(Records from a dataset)
◇ ◇ ◇ ◇ ◇

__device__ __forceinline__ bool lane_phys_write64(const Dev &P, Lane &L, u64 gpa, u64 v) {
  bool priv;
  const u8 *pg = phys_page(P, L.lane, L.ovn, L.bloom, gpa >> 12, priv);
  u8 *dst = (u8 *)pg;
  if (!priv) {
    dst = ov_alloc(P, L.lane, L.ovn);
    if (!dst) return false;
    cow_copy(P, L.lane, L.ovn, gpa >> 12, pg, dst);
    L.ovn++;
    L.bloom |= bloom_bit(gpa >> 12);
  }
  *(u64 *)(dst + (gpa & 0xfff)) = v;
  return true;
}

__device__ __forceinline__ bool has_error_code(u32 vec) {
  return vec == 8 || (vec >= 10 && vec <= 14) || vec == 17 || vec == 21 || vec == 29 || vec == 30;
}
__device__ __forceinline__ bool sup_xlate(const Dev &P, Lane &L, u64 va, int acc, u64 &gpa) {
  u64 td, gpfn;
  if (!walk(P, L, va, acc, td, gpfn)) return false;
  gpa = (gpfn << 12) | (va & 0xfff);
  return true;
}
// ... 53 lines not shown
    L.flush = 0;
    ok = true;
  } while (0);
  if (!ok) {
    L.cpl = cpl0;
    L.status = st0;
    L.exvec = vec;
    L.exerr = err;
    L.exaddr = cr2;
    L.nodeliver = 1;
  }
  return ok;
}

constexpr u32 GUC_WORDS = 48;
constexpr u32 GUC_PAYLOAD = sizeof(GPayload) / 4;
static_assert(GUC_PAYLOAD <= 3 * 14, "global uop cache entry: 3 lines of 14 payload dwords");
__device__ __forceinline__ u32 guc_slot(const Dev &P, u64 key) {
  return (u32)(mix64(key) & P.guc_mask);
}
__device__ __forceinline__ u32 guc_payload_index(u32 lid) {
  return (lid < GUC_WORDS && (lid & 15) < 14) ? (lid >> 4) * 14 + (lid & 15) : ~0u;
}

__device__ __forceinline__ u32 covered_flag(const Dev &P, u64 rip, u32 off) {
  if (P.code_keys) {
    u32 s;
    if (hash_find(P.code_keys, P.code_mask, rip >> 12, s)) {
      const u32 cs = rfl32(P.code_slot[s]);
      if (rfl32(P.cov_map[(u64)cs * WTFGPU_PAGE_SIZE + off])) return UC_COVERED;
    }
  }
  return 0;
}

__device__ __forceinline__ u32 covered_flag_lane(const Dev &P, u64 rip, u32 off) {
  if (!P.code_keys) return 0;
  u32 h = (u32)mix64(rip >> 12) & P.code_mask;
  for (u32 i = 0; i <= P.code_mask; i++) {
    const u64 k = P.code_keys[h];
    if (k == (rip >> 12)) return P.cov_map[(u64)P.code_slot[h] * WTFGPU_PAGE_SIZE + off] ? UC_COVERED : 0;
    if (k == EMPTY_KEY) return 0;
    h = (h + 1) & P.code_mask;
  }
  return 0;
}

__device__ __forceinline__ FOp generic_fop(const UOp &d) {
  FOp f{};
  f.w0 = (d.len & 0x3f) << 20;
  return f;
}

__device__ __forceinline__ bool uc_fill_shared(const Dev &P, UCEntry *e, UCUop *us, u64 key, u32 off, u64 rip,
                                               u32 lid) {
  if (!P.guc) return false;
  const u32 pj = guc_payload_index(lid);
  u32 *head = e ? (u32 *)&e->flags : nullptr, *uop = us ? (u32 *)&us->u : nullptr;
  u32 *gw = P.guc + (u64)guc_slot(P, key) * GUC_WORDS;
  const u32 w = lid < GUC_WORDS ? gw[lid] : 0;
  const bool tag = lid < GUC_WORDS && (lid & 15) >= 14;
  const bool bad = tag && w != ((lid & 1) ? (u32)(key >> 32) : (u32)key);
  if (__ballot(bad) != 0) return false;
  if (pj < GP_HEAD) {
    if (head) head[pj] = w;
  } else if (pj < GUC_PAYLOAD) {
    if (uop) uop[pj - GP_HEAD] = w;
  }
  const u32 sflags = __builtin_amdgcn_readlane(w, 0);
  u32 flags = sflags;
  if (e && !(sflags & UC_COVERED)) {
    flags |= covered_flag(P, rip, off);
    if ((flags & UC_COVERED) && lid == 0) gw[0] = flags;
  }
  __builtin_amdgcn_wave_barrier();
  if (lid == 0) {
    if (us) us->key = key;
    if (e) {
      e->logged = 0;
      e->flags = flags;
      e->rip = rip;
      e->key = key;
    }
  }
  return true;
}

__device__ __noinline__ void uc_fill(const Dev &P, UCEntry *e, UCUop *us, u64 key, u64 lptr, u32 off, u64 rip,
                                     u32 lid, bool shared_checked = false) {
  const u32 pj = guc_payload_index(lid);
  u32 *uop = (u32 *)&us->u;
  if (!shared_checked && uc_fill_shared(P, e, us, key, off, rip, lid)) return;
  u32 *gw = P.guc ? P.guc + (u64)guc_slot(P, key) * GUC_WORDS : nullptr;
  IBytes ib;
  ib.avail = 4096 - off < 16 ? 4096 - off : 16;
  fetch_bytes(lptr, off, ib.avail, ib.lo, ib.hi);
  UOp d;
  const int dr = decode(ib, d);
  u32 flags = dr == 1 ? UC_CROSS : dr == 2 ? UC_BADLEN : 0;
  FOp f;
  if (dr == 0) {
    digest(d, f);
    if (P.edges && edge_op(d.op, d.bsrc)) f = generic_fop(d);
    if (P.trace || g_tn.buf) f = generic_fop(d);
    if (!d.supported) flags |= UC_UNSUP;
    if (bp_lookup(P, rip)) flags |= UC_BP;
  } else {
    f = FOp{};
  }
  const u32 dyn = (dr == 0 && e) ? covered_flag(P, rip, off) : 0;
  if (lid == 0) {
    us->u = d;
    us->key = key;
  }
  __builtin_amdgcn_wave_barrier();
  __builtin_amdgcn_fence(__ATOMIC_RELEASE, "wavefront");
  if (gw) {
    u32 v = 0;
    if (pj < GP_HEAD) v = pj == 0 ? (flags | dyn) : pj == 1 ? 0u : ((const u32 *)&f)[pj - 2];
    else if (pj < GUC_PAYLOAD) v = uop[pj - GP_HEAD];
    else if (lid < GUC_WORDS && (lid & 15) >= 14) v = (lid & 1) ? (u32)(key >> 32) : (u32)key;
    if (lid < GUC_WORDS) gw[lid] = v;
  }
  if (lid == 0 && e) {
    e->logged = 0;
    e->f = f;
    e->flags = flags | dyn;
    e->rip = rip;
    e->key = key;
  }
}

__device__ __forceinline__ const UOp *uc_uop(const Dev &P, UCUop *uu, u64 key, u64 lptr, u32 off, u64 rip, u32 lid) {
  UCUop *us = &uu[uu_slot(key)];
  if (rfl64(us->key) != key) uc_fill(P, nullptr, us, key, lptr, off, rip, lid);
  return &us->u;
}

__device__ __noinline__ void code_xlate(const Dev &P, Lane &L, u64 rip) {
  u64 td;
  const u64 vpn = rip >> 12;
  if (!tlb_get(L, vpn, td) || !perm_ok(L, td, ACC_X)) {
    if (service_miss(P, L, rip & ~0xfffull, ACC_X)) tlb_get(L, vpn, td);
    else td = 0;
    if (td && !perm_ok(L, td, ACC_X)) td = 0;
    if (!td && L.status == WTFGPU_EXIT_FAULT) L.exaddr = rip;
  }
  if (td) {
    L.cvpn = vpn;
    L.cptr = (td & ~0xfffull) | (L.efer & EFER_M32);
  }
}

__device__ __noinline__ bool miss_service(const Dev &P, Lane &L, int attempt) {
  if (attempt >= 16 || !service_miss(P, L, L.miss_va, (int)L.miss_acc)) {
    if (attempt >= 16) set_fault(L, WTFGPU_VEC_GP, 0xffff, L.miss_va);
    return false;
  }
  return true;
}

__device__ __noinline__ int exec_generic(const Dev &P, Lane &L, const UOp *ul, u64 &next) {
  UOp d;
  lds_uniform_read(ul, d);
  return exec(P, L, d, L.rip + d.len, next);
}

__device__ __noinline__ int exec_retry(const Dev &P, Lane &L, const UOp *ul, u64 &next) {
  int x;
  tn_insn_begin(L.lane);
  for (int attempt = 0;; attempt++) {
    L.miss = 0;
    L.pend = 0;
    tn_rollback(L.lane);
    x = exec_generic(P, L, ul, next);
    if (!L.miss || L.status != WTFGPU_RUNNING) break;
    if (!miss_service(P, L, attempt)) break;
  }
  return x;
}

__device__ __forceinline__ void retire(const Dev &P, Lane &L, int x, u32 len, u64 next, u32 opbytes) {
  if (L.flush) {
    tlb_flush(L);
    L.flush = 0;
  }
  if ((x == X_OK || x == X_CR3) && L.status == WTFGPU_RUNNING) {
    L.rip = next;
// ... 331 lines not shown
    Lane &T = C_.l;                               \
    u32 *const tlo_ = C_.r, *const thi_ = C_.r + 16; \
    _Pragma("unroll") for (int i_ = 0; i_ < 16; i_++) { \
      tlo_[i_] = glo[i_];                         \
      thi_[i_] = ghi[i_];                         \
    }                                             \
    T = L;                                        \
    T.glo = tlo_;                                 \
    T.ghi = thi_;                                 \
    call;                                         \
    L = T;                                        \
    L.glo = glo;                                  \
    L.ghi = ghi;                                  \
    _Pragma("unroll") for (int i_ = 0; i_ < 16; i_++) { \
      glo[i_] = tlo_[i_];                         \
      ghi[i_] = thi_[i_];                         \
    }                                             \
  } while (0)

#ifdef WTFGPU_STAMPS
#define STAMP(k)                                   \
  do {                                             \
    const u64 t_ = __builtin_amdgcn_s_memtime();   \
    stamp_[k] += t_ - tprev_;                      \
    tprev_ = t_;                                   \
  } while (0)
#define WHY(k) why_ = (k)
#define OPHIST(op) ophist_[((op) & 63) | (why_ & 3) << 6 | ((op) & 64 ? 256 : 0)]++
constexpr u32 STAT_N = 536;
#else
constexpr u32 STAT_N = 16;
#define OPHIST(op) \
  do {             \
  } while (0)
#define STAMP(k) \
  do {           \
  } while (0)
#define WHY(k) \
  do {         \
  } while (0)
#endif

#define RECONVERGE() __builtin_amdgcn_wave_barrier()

◇ ◇ ◇ ◇ ◇

*Exercise prompt*: Within the data, how many lines hold the word "break"? State only that number.

*Solved problem*: 2